# Assigned task
Everything from the line with "d->N, d->row_stride, d->displacement, d->align_corners);" to the end of the data should be restated word for word, and nothing before it.

# Dataset records
== Segment start ==
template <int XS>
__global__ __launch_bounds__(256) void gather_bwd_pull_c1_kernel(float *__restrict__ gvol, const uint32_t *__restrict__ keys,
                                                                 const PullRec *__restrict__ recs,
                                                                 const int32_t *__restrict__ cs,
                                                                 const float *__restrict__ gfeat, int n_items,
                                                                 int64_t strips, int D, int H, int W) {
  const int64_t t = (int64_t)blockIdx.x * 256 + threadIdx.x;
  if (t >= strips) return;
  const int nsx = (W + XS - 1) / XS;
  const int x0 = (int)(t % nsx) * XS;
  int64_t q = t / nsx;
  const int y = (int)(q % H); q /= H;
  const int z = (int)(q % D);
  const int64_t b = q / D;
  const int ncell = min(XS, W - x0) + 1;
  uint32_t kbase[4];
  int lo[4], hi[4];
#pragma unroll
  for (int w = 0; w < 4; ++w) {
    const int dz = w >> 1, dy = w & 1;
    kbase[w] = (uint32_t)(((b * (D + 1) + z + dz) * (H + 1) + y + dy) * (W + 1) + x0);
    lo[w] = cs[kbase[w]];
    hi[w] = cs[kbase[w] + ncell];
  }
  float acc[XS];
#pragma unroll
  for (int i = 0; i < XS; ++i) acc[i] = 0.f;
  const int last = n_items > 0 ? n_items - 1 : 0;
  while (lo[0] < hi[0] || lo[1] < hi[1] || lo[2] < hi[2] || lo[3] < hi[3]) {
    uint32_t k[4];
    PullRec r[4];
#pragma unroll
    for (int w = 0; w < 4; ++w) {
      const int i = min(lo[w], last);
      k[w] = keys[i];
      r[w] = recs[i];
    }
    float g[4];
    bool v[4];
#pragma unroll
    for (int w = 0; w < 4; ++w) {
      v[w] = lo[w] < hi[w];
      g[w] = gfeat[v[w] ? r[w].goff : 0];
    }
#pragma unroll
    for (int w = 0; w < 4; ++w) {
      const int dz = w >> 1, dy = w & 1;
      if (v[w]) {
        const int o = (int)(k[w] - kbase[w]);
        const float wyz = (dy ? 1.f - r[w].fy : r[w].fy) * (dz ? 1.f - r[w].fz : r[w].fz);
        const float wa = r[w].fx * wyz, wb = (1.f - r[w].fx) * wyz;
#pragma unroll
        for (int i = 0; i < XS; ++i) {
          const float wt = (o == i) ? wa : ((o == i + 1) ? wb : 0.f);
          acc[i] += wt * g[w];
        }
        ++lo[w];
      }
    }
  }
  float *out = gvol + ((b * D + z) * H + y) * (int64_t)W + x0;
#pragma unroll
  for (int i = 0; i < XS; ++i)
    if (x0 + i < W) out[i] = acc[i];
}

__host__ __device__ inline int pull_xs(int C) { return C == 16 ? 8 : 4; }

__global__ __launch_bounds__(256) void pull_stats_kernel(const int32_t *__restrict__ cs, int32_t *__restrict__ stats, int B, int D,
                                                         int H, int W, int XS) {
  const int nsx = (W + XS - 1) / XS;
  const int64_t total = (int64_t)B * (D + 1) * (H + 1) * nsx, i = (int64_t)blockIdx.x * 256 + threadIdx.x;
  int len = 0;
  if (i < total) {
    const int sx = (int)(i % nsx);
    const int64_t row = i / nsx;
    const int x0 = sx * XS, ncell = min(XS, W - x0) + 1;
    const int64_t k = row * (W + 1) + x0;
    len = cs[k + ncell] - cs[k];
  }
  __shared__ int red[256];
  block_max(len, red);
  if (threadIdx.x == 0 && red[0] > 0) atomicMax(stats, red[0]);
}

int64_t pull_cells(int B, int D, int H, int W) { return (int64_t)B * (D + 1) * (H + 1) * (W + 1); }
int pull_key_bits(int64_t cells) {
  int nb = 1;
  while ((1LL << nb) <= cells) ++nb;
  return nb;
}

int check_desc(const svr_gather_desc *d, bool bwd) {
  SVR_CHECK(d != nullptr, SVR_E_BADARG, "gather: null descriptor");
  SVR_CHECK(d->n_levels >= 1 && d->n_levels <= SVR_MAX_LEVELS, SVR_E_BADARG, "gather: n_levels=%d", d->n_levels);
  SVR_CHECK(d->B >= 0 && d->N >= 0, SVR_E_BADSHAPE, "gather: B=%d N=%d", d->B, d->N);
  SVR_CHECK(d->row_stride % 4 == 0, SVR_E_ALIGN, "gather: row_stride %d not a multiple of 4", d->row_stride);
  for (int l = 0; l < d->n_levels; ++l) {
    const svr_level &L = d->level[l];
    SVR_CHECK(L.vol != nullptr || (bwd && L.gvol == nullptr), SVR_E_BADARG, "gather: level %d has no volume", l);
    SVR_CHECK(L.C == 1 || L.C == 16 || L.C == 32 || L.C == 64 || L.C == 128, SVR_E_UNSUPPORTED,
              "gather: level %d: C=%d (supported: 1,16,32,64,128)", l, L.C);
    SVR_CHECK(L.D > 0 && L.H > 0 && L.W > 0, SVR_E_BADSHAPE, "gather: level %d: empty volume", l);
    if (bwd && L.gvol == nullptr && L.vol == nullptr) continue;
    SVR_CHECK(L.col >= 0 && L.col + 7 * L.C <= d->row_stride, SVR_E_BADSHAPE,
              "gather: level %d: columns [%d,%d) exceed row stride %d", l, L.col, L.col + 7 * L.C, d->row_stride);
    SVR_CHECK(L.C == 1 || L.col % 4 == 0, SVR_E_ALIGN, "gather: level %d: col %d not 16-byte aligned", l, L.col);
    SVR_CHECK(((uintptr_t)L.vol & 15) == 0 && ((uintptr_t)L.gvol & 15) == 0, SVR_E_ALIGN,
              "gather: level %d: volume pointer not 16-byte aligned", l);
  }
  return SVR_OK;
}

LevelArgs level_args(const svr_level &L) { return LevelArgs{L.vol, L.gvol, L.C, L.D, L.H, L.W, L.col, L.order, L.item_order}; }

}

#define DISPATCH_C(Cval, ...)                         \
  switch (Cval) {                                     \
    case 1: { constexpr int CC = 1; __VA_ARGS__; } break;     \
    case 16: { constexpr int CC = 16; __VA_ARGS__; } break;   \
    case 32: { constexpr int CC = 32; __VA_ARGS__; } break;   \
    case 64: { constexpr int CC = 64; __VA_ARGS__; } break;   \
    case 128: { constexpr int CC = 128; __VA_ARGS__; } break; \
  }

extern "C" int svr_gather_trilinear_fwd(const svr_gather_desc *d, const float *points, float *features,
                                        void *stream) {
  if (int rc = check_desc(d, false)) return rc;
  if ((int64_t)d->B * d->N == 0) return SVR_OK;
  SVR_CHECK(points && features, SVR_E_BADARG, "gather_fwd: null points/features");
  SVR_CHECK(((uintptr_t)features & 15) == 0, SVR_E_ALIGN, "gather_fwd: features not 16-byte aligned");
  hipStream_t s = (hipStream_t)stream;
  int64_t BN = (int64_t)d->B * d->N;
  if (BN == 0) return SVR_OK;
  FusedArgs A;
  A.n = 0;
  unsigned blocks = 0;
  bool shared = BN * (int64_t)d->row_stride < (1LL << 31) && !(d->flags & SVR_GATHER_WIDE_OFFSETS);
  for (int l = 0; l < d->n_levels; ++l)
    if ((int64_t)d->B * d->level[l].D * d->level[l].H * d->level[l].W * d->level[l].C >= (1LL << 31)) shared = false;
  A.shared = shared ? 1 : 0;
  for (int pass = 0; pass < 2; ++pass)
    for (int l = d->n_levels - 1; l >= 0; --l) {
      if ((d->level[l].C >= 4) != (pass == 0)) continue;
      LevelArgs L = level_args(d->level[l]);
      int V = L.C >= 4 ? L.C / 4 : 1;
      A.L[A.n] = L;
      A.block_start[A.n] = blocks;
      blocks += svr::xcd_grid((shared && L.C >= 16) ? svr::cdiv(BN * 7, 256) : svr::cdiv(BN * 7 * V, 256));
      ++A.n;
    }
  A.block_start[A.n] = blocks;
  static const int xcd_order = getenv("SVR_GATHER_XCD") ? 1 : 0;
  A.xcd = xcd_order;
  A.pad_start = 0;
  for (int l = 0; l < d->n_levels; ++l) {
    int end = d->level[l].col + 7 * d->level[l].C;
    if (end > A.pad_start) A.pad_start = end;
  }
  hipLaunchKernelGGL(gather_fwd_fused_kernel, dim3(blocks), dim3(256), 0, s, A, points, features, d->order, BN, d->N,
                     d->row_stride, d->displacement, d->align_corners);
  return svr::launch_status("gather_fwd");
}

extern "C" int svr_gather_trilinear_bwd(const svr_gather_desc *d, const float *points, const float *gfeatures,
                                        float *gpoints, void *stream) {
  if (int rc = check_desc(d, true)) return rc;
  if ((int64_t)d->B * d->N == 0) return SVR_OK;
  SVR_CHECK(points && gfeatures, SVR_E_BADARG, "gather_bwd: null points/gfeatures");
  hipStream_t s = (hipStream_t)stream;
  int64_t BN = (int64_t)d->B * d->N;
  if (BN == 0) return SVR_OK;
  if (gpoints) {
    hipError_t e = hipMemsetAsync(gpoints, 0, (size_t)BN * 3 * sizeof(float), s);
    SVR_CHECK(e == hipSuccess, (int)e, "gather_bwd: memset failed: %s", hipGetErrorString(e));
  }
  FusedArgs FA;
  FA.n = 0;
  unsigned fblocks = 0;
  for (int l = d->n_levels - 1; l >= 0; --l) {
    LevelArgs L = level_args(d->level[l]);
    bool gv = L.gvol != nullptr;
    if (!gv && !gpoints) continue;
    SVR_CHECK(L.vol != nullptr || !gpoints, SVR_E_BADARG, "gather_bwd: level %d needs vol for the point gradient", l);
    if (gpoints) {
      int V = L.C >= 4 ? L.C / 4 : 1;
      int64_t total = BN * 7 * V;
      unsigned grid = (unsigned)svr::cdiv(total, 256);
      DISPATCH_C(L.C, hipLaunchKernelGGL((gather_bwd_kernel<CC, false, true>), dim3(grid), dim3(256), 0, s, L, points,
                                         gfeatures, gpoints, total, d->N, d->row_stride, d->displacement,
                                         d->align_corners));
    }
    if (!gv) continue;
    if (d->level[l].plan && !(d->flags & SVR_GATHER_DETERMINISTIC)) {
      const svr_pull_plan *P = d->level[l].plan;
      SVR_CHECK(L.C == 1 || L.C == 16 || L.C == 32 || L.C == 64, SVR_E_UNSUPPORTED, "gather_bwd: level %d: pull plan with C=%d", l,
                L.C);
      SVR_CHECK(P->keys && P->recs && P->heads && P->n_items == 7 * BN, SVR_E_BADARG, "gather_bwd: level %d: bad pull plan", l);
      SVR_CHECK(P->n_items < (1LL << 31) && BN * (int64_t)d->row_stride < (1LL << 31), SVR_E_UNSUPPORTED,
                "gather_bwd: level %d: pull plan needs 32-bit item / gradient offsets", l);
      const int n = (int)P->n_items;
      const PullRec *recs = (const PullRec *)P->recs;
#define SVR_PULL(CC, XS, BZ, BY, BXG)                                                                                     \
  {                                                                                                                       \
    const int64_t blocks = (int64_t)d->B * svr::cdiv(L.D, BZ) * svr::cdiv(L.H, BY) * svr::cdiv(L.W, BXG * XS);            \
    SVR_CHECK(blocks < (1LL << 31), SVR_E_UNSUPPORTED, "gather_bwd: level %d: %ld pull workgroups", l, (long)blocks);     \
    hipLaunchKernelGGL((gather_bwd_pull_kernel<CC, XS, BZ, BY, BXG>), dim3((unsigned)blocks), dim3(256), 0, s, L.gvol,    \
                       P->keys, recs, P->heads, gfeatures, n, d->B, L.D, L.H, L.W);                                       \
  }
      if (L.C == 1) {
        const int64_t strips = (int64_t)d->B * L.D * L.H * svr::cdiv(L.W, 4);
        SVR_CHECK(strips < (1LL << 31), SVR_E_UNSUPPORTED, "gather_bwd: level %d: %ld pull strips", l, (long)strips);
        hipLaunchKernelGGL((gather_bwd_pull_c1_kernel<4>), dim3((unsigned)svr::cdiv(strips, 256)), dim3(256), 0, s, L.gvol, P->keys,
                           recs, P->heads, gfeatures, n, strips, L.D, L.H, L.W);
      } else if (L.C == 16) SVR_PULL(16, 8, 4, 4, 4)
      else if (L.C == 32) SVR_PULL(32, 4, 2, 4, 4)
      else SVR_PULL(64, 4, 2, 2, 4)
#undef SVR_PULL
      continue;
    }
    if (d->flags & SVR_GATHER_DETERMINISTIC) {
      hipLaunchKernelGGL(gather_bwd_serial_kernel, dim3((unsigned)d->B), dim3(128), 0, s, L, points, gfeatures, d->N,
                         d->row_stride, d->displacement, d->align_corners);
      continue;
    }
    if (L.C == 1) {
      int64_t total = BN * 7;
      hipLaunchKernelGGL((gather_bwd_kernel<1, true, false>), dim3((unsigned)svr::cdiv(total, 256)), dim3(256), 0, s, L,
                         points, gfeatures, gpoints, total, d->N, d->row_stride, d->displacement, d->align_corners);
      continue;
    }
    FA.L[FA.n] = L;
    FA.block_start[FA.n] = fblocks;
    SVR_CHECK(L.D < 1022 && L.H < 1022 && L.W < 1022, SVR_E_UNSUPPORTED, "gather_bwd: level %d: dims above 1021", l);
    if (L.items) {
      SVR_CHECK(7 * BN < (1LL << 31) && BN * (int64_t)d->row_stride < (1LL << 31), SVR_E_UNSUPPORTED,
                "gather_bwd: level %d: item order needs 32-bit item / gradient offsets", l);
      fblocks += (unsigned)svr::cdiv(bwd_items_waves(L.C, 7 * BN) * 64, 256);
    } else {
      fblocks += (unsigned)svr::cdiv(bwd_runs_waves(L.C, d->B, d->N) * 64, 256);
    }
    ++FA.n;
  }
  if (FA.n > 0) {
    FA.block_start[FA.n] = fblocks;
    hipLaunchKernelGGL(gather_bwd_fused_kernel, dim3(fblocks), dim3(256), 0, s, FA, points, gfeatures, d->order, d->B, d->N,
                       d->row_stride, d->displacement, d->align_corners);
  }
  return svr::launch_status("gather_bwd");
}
== Segment end ==
# Written reply
                         points, gfeatures, gpoints, total, d->N, d->row_stride, d->displacement, d->align_corners);
      continue;
    }
    FA.L[FA.n] = L;
    FA.block_start[FA.n] = fblocks;
    SVR_CHECK(L.D < 1022 && L.H < 1022 && L.W < 1022, SVR_E_UNSUPPORTED, "gather_bwd: level %d: dims above 1021", l);
    if (L.items) {
      SVR_CHECK(7 * BN < (1LL << 31) && BN * (int64_t)d->row_stride < (1LL << 31), SVR_E_UNSUPPORTED,
                "gather_bwd: level %d: item order needs 32-bit item / gradient offsets", l);
      fblocks += (unsigned)svr::cdiv(bwd_items_waves(L.C, 7 * BN) * 64, 256);
    } else {
      fblocks += (unsigned)svr::cdiv(bwd_runs_waves(L.C, d->B, d->N) * 64, 256);
    }
    ++FA.n;
  }
  if (FA.n > 0) {
    FA.block_start[FA.n] = fblocks;
    hipLaunchKernelGGL(gather_bwd_fused_kernel, dim3(fblocks), dim3(256), 0, s, FA, points, gfeatures, d->order, d->B, d->N,
                       d->row_stride, d->displacement, d->align_corners);
  }
  return svr::launch_status("gather_bwd");
}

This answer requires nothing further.